这种被重视的感觉让所有人心底都感到慰贴极了,亮亮也惊讶地瞪大了双眸,好奇道:“呦呦,你不会记得整个幼儿园小朋友的名字吧?”
“没有呀。”
还好还好。亮亮刚刚松了口气,就听呦呦一本正经地数道:“还有所有老师、饭堂阿姨、保安叔叔……”
“停停停!”亮亮连忙阻止,大为震撼,“呦呦,你怎么记住这么多人的呀?难道你的脑子是超级计算机?”
这话一出来,四周顿时安静了下来,许多家长连忙竖起耳朵,试图探寻到些许培养神童的奥秘。
“跟超级计算机有什么关系?”
阳光下,小姑娘眼睛弯得像一枚小小的月牙,脸上的酒窝里仿佛酿制着一壶清酒,天经地义道:“记住每个朋友的名字,不是理所当然的吗?”
“砰!”
在那一瞬间,钟肃疑心自己听到了一道剧烈的心跳声,他看着人群中央那个背后仿佛挂着一道彩虹的小姑娘,和她旁边那一圈红着脸的同学们。
他忽然想起前天晚上,从实验室里走出来,夕阳洒在她琥珀色的瞳孔中,她信誓旦旦道:“哥哥,后天我们幼儿园有庆典,爸爸肯定会来!到时候我就能找到爸爸啦!”
“你那一天一定要来哦!到时候我亲手把书交给你。”
他才不会去。
钟肃冷漠地瞥了她一眼,转身就走,然后鬼使神差地黑入了幼儿园的摄像,观看了这场毫无新意的庆典。
在此之前,他一直无法理解自己这一系列的行为。
但在这一刻,他忽然堪破了自己的心思,猛地拿起手机,不等对面回答,就近乎刻薄地讲述道:“只有你会记得。”

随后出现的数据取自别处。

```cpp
__global__ __launch_bounds__(256) void stem_bwd_kernel(const float* __restrict__ g, const float* __restrict__ s,
                                                       const float* __restrict__ w, float* __restrict__ ds,
                                                       float* __restrict__ partial, int B, int T, int nds) {
    constexpr int NT = 256, GS = NT + 8;
    extern __shared__ __align__(16) float smem[];
    float* gs = smem;
    float* ss = gs + 64 * GS;
    float* ws = ss + NT + 40;
    float* dsp = ws + 512;
    const int tid = threadIdx.x, lane = tid & 63, wave = tid >> 6, half = lane >> 5, l31 = lane & 31;
    for (int i = tid; i < 512; i += 256) ws[i] = ((i & 7) < 7) ? w[(i >> 3) * 7 + (i & 7)] : 0.f;
    const int tilesPerClip = (T + NT - 1) / NT, ntiles = B * tilesPerClip;
    f32x16 acc[2];
#pragma unroll
    for (int r = 0; r < 16; ++r) { acc[0][r] = 0.f; acc[1][r] = 0.f; }
    float4 sg[16];
    float hg[2], sv[2];
    auto load_piece = [&](int tile, int p) {
        const int b = tile / tilesPerClip, t0 = (tile % tilesPerClip) * NT;
        const float* gb = g + (size_t)b * 64 * T;
        if (p < 16) {
            const int i = tid + p * 256, c = i >> 6, q = i & 63;
            sg[p] = *reinterpret_cast<const float4*>(gb + (size_t)c * T + min(t0 + 4 * q, T - 4));
            return;
        }
#pragma unroll
        for (int k = 0; k < 2; ++k) {
            const int i = min(tid + k * 256, 64 * 6 - 1), c = i / 6, h = i % 6;
            const int t = (h < 3) ? t0 - 3 + h : t0 + NT + (h - 3);
            hg[k] = gb[(size_t)c * T + min(max(t, 0), T - 1)];
            const int ts_ = t0 - 3 + tid + k * 256;
            sv[k] = s[(size_t)b * T + min(max(ts_, 0), T - 1)];
        }
    };
// ... 26 lines not shown
    };
    int tile = blockIdx.x;
    if (tile < ntiles) load_tile(tile);
    __syncthreads();
    if (tile < ntiles) write_tile(tile);
    __syncthreads();
    while (tile < ntiles) {
        const int next = tile + gridDim.x, nextc = min(next, ntiles - 1);
        const int b = tile / tilesPerClip, t0 = (tile % tilesPerClip) * NT;
        {
            const float* ap = gs + l31 * GS + 4 + wave * 64 + half;
            const float* bp = ss + wave * 64 + half + l31;
            const bool tapcol = l31 < 7, onecol = l31 == 7;
#pragma unroll
            for (int k2 = 0; k2 < 32; ++k2) {
                if ((k2 & 1) == 0 || k2 == 31) load_piece(nextc, k2 == 31 ? 16 : k2 >> 1);
                const float sval = bp[2 * k2];
                const float bv = tapcol ? sval : (onecol ? 1.f : 0.f);
                acc[0] = mfma32(ap[2 * k2], bv, acc[0]);
                acc[1] = mfma32(ap[32 * GS + 2 * k2], bv, acc[1]);
            }
        }
        if (ds && b < nds) {
            const int cg = wave, tq = lane;
            float o0 = 0.f, o1 = 0.f, o2 = 0.f, o3 = 0.f;
#pragma unroll 4
            for (int cc = 0; cc < 16; ++cc) {
                const int co = cg * 16 + cc;
                const float4 ga = *reinterpret_cast<const float4*>(gs + co * GS + 4 * tq);
                const float4 gb4 = *reinterpret_cast<const float4*>(gs + co * GS + 4 * tq + 4);
                const float4 gc = *reinterpret_cast<const float4*>(gs + co * GS + 4 * tq + 8);
                const float4 w0 = *reinterpret_cast<const float4*>(ws + co * 8), w1 = *reinterpret_cast<const float4*>(ws + co * 8 + 4);
                const float gv[10] = {ga.y, ga.z, ga.w, gb4.x, gb4.y, gb4.z, gb4.w, gc.x, gc.y, gc.z};
                const float wj[7] = {w0.x, w0.y, w0.z, w0.w, w1.x, w1.y, w1.z};
#pragma unroll
                for (int j = 0; j < 7; ++j) {
                    o0 = fmaf(gv[6 - j], wj[j], o0); o1 = fmaf(gv[7 - j], wj[j], o1);
                    o2 = fmaf(gv[8 - j], wj[j], o2); o3 = fmaf(gv[9 - j], wj[j], o3);
                }
            }
            *reinterpret_cast<float4*>(dsp + cg * NT + 4 * tq) = make_float4(o0, o1, o2, o3);
        }
        __syncthreads();
        if (ds && b < nds) {
            const int t = t0 + tid;
            if (t < T) ds[(size_t)b * T + t] = (dsp[tid] + dsp[NT + tid]) + (dsp[2 * NT + tid] + dsp[3 * NT + tid]);
        }
        if (next < ntiles) write_tile(next);
        __syncthreads();
        tile = next;
    }
    float* red = gs;
    for (int wv = 0; wv < 4; ++wv) {
        if (wave == wv && l31 < 8) {
#pragma unroll
            for (int mt = 0; mt < 2; ++mt)
#pragma unroll
                for (int r = 0; r < 16; ++r) {
                    const int o = (mt * 32 + mfma_row(r, half)) * 8 + l31;
                    red[o] = (wv == 0) ? acc[mt][r] : red[o] + acc[mt][r];
                }
        }
        __syncthreads();
    }
    float* out = partial + (size_t)blockIdx.x * 512;
    for (int i = tid; i < 512; i += 256) out[i] = red[i];
}

__global__ __launch_bounds__(256) void reduce_partials_kernel(const float* __restrict__ partial, int nparts, int stride, int count,
                                                              float* __restrict__ out, int accumulate) {
    __shared__ double sq[4][64];
    const int il = threadIdx.x & 63, grp = threadIdx.x >> 6, i = blockIdx.x * 64 + il;
    const int per = (nparts + 3) / 4, p0 = grp * per, p1 = min(p0 + per, nparts);
    double s0 = 0.0, s1 = 0.0;
    if (i < count) {
        int p = p0;
        for (; p + 1 < p1; p += 2) {
            s0 += (double)partial[(size_t)p * stride + i];
            s1 += (double)partial[(size_t)(p + 1) * stride + i];
        }
        if (p < p1) s0 += (double)partial[(size_t)p * stride + i];
    }
    sq[grp][il] = s0 + s1;
    __syncthreads();
    if (grp == 0 && i < count) {
        const float s = (float)((sq[0][il] + sq[1][il]) + (sq[2][il] + sq[3][il]));
        out[i] = accumulate ? out[i] + s : s;
    }
}
__global__ void stem_reduce_kernel(const float* __restrict__ partial, int nparts, float* dw, float* db, int accumulate) {
    const int i = blockIdx.x * blockDim.x + threadIdx.x;
    if (i >= 512) return;
    double sd = 0.0;
    for (int p = 0; p < nparts; ++p) sd += (double)partial[(size_t)p * 512 + i];
    const float s = (float)sd;
    const int co = i >> 3, j = i & 7;
    float* dst = (j < 7) ? dw + co * 7 + j : db + co;
    *dst = accumulate ? *dst + s : s;
}

__global__ __launch_bounds__(256) void head1_fwd_kernel(const float* __restrict__ x, const float* __restrict__ w,
                                                        const float* __restrict__ bias, float* __restrict__ y, int T4,
                                                        int total4) {
    const int i = blockIdx.x * 256 + threadIdx.x;
    if (i >= total4) return;
    const int b = i / T4, q = i % T4;
    const float4* xb = reinterpret_cast<const float4*>(x) + (size_t)b * 64 * T4 + q;
    const float b0 = bias[0];
    float4 o = make_float4(b0, b0, b0, b0);
#pragma unroll 8
    for (int c = 0; c < 64; ++c) {
        const float4 v = xb[(size_t)c * T4];
        const float wc = w[c];
        o.x = fmaf(wc, v.x, o.x); o.y = fmaf(wc, v.y, o.y); o.z = fmaf(wc, v.z, o.z); o.w = fmaf(wc, v.w, o.w);
    }
    reinterpret_cast<float4*>(y)[i] = o;
}

// ... 336 lines not shown
                                 ((red[128 + tid] + red[160 + tid]) + (red[192 + tid] + red[224 + tid]));
        else
            out[NO * 64 + tid] = (red[tid] + red[64 + tid]) + (red[128 + tid] + red[192 + tid]);
    }
}

}

extern "C" {

int wm_stem_fwd(const float* s, const float* w, const float* bias, float* y, int B, int T, hipStream_t stream) {
    if (T & 3) return (int)hipErrorInvalidValue;
    hipLaunchKernelGGL(stem_fwd_kernel, dim3(B * ((T + 1023) / 1024)), dim3(256), 0, stream, s, w, bias, y, T);
    WM_CHECK_LAUNCH();
    return 0;
}

#ifndef WM_STEM_WGS_PER_CU
#define WM_STEM_WGS_PER_CU 2
#endif
int wm_stem_bwd(const float* g, const float* s, const float* w, float* ds, float* partial, float* dw, float* db, int B,
                int T, int nds, int accumulate, hipStream_t stream) {
    if (T & 3) return (int)hipErrorInvalidValue;
    constexpr size_t lds = (size_t)(64 * 264 + 296 + 512 + 4 * 256) * sizeof(float);
    static wm::DevOnce attr_done;
    if (!wm::dev_done(attr_done)) {
        WM_TRY(hipFuncSetAttribute(reinterpret_cast<const void*>(stem_bwd_kernel), hipFuncAttributeMaxDynamicSharedMemorySize, (int)lds));
        wm::dev_mark(attr_done);
    }
    const int ntiles = B * ((T + 255) / 256);
    const int grid = ntiles < WM_STEM_WGS_PER_CU * kNumCU ? ntiles : WM_STEM_WGS_PER_CU * kNumCU;
    hipLaunchKernelGGL(stem_bwd_kernel, dim3(grid), dim3(256), lds, stream, g, s, w, ds, partial, B, T, nds);
    WM_CHECK_LAUNCH();
    hipLaunchKernelGGL(stem_reduce_kernel, dim3(2), dim3(256), 0, stream, (const float*)partial, grid, dw, db, accumulate);
    WM_CHECK_LAUNCH();
    return 0;
}

int wm_head1_fwd(const float* x, const float* w, const float* bias, float* y, int B, int T, hipStream_t stream) {
    if (T & 3) return (int)hipErrorInvalidValue;
    const int total4 = B * (T / 4);
    hipLaunchKernelGGL(head1_fwd_kernel, dim3((total4 + 255) / 256), dim3(256), 0, stream, x, w, bias, y, T / 4, total4);
    WM_CHECK_LAUNCH();
    return 0;
}

int wm_head1_tail_fwd(const float* x, const float* y2, const float* scale, const float* shift, const float* w, const float* bias,
                      float* out, void* mask, float* y, int B, int T, hipStream_t stream) {
    if ((T & 3) || B <= 0 || !y2 || !out) return (int)hipErrorInvalidValue;
    const int T4 = T / 4, grid = B * ((T4 + 255) / 256);
    if (mask) hipLaunchKernelGGL(head1_tail_fwd_kernel<true>, dim3(grid), dim3(256), 0, stream, x, y2, scale, shift, out, (unsigned*)mask, w, bias, y, T4);
    else hipLaunchKernelGGL(head1_tail_fwd_kernel<false>, dim3(grid), dim3(256), 0, stream, x, y2, scale, shift, out, (unsigned*)nullptr, w, bias, y, T4);
    WM_CHECK_LAUNCH();
    return 0;
}

int wm_head1_bwd(const float* g, const float* x, const float* w, float* dx, float* partial, float* dw, float* db, int B,
// ... 135 lines not shown
```

audio-watermarking-deep-learning-watermarks-for-authenticating-speech_amd/csrc/stft_loss.hip:

```cpp
#include "wm_common.hpp"
using namespace wm;

namespace {

enum { MODE_MEL = 0, MODE_LOUD = 1, MODE_HF = 2 };

struct StftArgs {
    const float* a;
    const float* b;
    float* gframes;
    float* partial;
    const float* fb;
    const int* klo; const int* khi;
    const int* mlo;
    float gscale;
    float thresh;
    int kcut;
    int T, F, hop;
};

__device__ __forceinline__ float2 cmul(float2 a, float2 b) { return make_float2(a.x * b.x - a.y * b.y, a.x * b.y + a.y * b.x); }

template <int LOGN>
__device__ __forceinline__ void fft_dif(float2* z, const float2* tw, int tid) {
// ... 143 lines not shown
__global__ void ola_gather_kernel(const float* __restrict__ gframes, float* __restrict__ dsig, int N, int hop, int F,
                                  int T, int total, int accumulate) {
    const int i = blockIdx.x * blockDim.x + threadIdx.x;
    if (i >= total) return;
    const int b = i / T, t = i % T, half = N / 2;
    const float* gf = gframes + (size_t)b * F * N;
    int pos[3];
    int np = 0;
    pos[np++] = t + half;
    if (t >= 1 && t <= half) pos[np++] = half - t;
    if (t <= T - 2 && 2 * (T - 1) - t + half < T + N) { const int q = 2 * (T - 1) - t + half; if (q >= T + half) pos[np++] = q; }
    float acc = 0.f;
    for (int j = 0; j < np; ++j) {
        const int pp = pos[j];
        int f_hi = pp / hop;
        if (f_hi > F - 1) f_hi = F - 1;
        int f_lo = (pp - N + hop) / hop;
        if (pp - N + 1 <= 0) f_lo = 0;
        for (int f = f_lo; f <= f_hi; ++f) acc += gf[(size_t)f * N + (pp - f * hop)];
    }
    dsig[i] = accumulate ? dsig[i] + acc : acc;
}
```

他紧紧地盯着屏幕,残忍地剥开这层伪装成快乐的糖纸,“他们会与你渐行渐远,然后渐渐遗忘掉曾经经历过的细节、发过的誓,甚至会渐渐忘掉你。”
“而只有你,会清晰地记住所有的一切。”
“这就是为什么天才注定是孤独……”
“钟肃哥哥,”
小姑娘的声音穿透了所有噪杂,忽然清晰地传入耳中,“你还记得当年卫航叔叔送你的第一本书,是什么吗?”